Plasticizing and wettability-enhancing coatings on carbon, silicon carbide and boron fibers

Abstract

This paper is concerned with two groups of coatings on high modulus and high strength fibers for reinforcing composite materials with metal and polymer matrices. The first group includes coatings for improving and stabilizing the strength of fibers through a plasticizing effect. For carbon fibers the best results were obtained by chemically applying a nickel coating 1 μm thick with subsequent annealing at 1000°C to form a solid solution of carbon in nickel. In the case of boron and silicon carbide fibers, strength stabilization is achieved by applying coatings, 0.5–2 μm thick, of aluminum and some aluminum alloys by pulling the fibers through a melt.

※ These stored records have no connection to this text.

vartrix_b200/csrc/vtx_sw.cuh:

```cuda
#pragma once
#include <cstdint>
#include <cuda_runtime.h>

namespace vtx {

constexpr int kMatch = 1, kMismatch = -5, kGapOpen = -5, kGapExtend = -1;
constexpr int kGoe = kGapOpen + kGapExtend;

__host__ __device__ constexpr uint32_t pack2(int lo, int hi)
{
    return (uint32_t(uint16_t(int16_t(hi))) << 16) | uint32_t(uint16_t(int16_t(lo)));
}
constexpr int kBias = 16384;
constexpr uint32_t kGE2 = pack2(kGapExtend, kGapExtend);
constexpr uint32_t kBIAS2 = pack2(kBias, kBias);
constexpr uint32_t kGOE2 = pack2(kBias + kGoe, kBias + kGoe);
constexpr uint32_t kNEG2 = pack2(0, 0);
constexpr uint32_t kGoeAdd = (uint32_t(uint16_t(int16_t(kGoe - 1))) << 16) | uint32_t(uint16_t(int16_t(kGoe)));
#ifndef VTX_SW_FUSE
#define VTX_SW_FUSE 1
#endif
#ifndef VTX_SW_HADD
#define VTX_SW_HADD 0
#endif
__device__ __forceinline__ uint32_t padd(uint32_t x, uint32_t one, uint32_t c)
{
    (void)one;
    return x + c;
}
__device__ __forceinline__ uint32_t hadd(uint32_t h, uint32_t one, int col)
{
#if VTX_SW_HADD == 1
    (void)col;
    return h * one + kGoeAdd;
#elif VTX_SW_HADD == 2
    return (col & 1) ? h + kGoeAdd : h * one + kGoeAdd;
#else
    (void)one; (void)col;
    return h + kGoeAdd;
#endif
}
__device__ __forceinline__ uint32_t sw_h(uint32_t diag, uint32_t one, uint32_t s, uint32_t f, uint32_t e)
{
#if VTX_SW_FUSE
    (void)one;
    return __vimax3_s16x2(__viaddmax_s16x2(diag, s, f), e, kBIAS2);
#else
    return __vmaxs2(__vimax3_s16x2(padd(diag, one, s), f, kBIAS2), e);
#endif
}
constexpr int kProfMatch = kMatch - kGoe, kProfMis = kMismatch - kGoe;

constexpr int kFastMaxRead = 1024;
constexpr int kMaxRead = 16000;
constexpr int kNumFastClasses = 4;
constexpr int kSlowClass = kNumFastClasses;
constexpr int kNumSplitClasses = 2;
constexpr int kSplitClass0 = kSlowClass + 1;
constexpr int kFoldClass = kSplitClass0 + kNumSplitClasses;
constexpr int kNumClasses = kFoldClass + 1;
constexpr int kTileChunk = 8;

template <int CLS> struct TileClass;
template <> struct TileClass<0> { static constexpr int LPP = 8, C = 26, CS = 28, THREADS = 320, MINB = 2; };
template <> struct TileClass<1> { static constexpr int LPP = 8, C = 29, CS = 36, THREADS = 320, MINB = 2; };
template <> struct TileClass<2> { static constexpr int LPP = 8, C = 32, CS = 36, THREADS = 256, MINB = 2; };
template <> struct TileClass<3> { static constexpr int LPP = 8, C = 40, CS = 44, THREADS = 384, MINB = 1; };
constexpr int kMultiClass = 3;
constexpr int kMultiMaxRead = 256;
__host__ __device__ constexpr int class_max_n(int cls)
{
    return cls == 0 ? 208 : cls == 1 ? 232 : cls == 2 ? 256 : cls == 3 ? 320 : 0x7fffffff;
}
constexpr int kSlowPairsPerWarp = 16;

struct SwArgs {
    const uint8_t* hap_bytes;
    const uint32_t* ref_off; const uint32_t* ref_len; const uint32_t* alt_off; const uint32_t* alt_len;
    const uint8_t* read_nib; const uint64_t* read_off; const uint32_t* read_len;
    const uint32_t* pair_read;
    const uint32_t* pair_start;
    const uint32_t* tile_start;
    uint32_t n_loci;
    uint32_t* tile_counter;
    const uint32_t* pair_slot;
    uint32_t* counters;
    uint32_t* pair_scores;
    int32_t min_score;
    int32_t mcap;
    uint32_t k64k;
    uint32_t one;
    int32_t multi;
    uint32_t* scratch;
    uint32_t max_hap;
};

__device__ __forceinline__ uint32_t hap_code(uint8_t b)
{
    return b == 'A' ? 0u : b == 'C' ? 1u : b == 'G' ? 2u : b == 'T' ? 3u : 5u;
}
__device__ __forceinline__ uint32_t nib_code(uint32_t nib)
{
    return (0x4444444344424104ull >> (nib * 4)) & 0xF;
}

__device__ __forceinline__ uint32_t upper_locus(const uint32_t* __restrict__ a, uint32_t n, uint32_t v)
{
    uint32_t lo = 0, hi = n;
    while (hi - lo > 1) {
        uint32_t mid = (lo + hi) >> 1;
        if (__ldg(a + mid) <= v) lo = mid; else hi = mid;
    }
    return lo;
}

__device__ __forceinline__ void call_and_scatter(const SwArgs& a, uint32_t pair, uint32_t packed)
{
    const int ref_score = int(int16_t(packed & 0xFFFF)), alt_score = int(int16_t(packed >> 16));
    if (a.pair_scores) a.pair_scores[pair] = pack2(ref_score, alt_score);
    if (!a.pair_slot) return;
    if (ref_score < a.min_score && alt_score < a.min_score) return;
    const uint32_t k = ref_score > alt_score ? 0u : (alt_score > ref_score ? 1u : 2u);
    atomicAdd(a.counters + size_t(a.pair_slot[pair]) * 4 + k, 1u);
}
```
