@@ -475,6 +610,27 @@
   token_hist_kernel<<<nb, 256, lds, st>>>(tok, ldtok, n, n_cols, (int)V, work);
   token_colscan_kernel<<<(int)((V + 1 + 255) / 256), 256, 0, st>>>(work, nb, (int)V, tot);
   token_place_kernel<<<nb, 256, lds, st>>>(tok, ldtok, n, n_cols, (int)V, work, tot, row_mul, col_mul, add, src_rows, seg_start);
+  MH_LAUNCH_CHECK();
+  return MH_OK;
+}
+
+extern "C" int mh_token_occurrence_lists(const int64_t* tok, int64_t ldtok, int64_t n_rows, int n_cols, int64_t V, int64_t row_mul,
+                                        int64_t add, int64_t* src_rows, int64_t* seg_start, int64_t* piece_start,
+                                        int64_t* piece_first, int64_t* slot, int32_t* work, void* stream) {
+  MH_REQUIRE(tok && src_rows && seg_start && piece_start && piece_first && slot && work, "token_occurrence_lists: null argument");
+  MH_REQUIRE(n_rows > 0 && n_cols > 0 && ldtok >= n_cols && row_mul >= n_cols && V > 0 && V < 16000,
+             "token_occurrence_lists: bad shape rows=%ld cols=%d V=%ld row_mul=%ld", (long)n_rows, n_cols, (long)V, (long)row_mul);
+  const int64_t n = n_rows * n_cols;
+  MH_REQUIRE(n < (1ll << 31), "token_occurrence_lists: %ld occurrences (positions are 32-bit)", (long)n);
+  const int nb = (int)((n + SEG_CH - 1) / SEG_CH);
+  const int n_piece = (int)(V + (n + SEG_OWN - 1) / SEG_OWN);
+  int32_t* tot = work + (int64_t)nb * (V + 1);
+  const size_t lds = (size_t)(V + 1) * sizeof(int);
+  hipStream_t st = (hipStream_t)stream;
+  token_hist_kernel<<<nb, 256, lds, st>>>(tok, ldtok, n, n_cols, (int)V, work);
+  token_colscan_kernel<<<(int)((V + 1 + 255) / 256), 256, 0, st>>>(work, nb, (int)V, tot);
+  token_place_stable_kernel<<<nb, 256, lds, st>>>(tok, ldtok, n, n_cols, (int)V, work, tot, row_mul, add, src_rows, seg_start, slot);
+  token_pieces_kernel<<<1, 256, 0, st>>>(seg_start, (int)V, n_piece, piece_start, piece_first);
   MH_LAUNCH_CHECK();
   return MH_OK;
 }
diff --git a/midi-model_amd/engine.py b/midi-model_amd/engine.py
--- a/midi-model_amd/engine.py
+++ b/midi-model_amd/engine.py
@@ -363,16 +363,24 @@
     wq_n, wgu_n = fold
     xc, rstd_c, zc = keep.x, keep.rstd1, keep.qkv
     dres, do = _folded_mlp_o_backward(spec, lw, lg, wgu_n, keep, dx, accumulate)
-    dz = _empty((M, 3 * D), dx)
     dzc = _empty((N + 2 * V, 3 * D), dx)
-    tokfirst.tokattn_bwd_rows(zc, first.ids, N, V, do, dz, dzc[:N], rstd_c, N, H, spec.scale, rope.cos, rope.sin)
-    del do
-    src, seg, vseg, vstart = tokfirst.occurrence_lists(first.ids[:, : T - 1], V, T, 1)
-    S = _empty((V, 3 * D), dx, torch.float32)
-    tokfirst.segment_sum_fixed_order(src, vseg, vstart, dz, S)
-    del dz
-    tokfirst.split_hi_lo(S, dzc[N:N + V], dzc[N + V:])
-    del S
+    if tokfirst.sorted_ok(dx):
+        src, seg, vseg, vstart, slot = tokfirst.token_occurrence_lists(first.ids[:, : T - 1], V, T, 1)
+        dz = _empty((N * (T - 1), 3 * D), dx)
+        tokfirst.tokattn_bwd_rows(zc, first.ids, N, V, do, dz, dzc[:N], rstd_c, N, H, spec.scale, rope.cos, rope.sin, dst_slot=slot)
+        del do
+        tokfirst.sorted_rows_sum(vseg, vstart, dz, dzc[N:N + V], dzc[N + V:])
+        del dz
+    else:
+        dz = _empty((M, 3 * D), dx)
+        tokfirst.tokattn_bwd_rows(zc, first.ids, N, V, do, dz, dzc[:N], rstd_c, N, H, spec.scale, rope.cos, rope.sin)
+        del do
+        src, seg, vseg, vstart = tokfirst.occurrence_lists(first.ids[:, : T - 1], V, T, 1)
+        S = _empty((V, 3 * D), dx, torch.float32)
+        tokfirst.segment_sum_fixed_order(src, vseg, vstart, dz, S)
+        del dz
+        tokfirst.split_hi_lo(S, dzc[N:N + V], dzc[N + V:])
+        del S
     tc = _empty((N + 2 * V, D), dx)
     ops.gemm_nt(dzc, wq_n, tc, tb=True)
     ops.wgrad_folded(dzc, xc, lg.wqkv, lw.n1, lw.wqkv, lg.n1, accumulate)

Analysis of the physicochemical interaction of the fibers with the coatings indicates a selective dissolution of the atoms of the fiber material in the coating at stress concentrators, with the result that the stress concentrators are smoothed out. In addition, the plasticizing effect is promoted by the relaxation of stresses in the coating at the stage of microplastic strain of the fibers. The second group includes coatings that enhance the wettability of the fibers by metal melts. An essential role in the improvement of the impregmation of carbon fiber strands and fabrics is played by the highly dispersive surface structure of the coatings, which exhibit a capillary effect as the melt spreads. The best results are obtained in double-layer coatings in which the first layer, silicon carbide, is protective and the second, molybdenum, enhances wettability.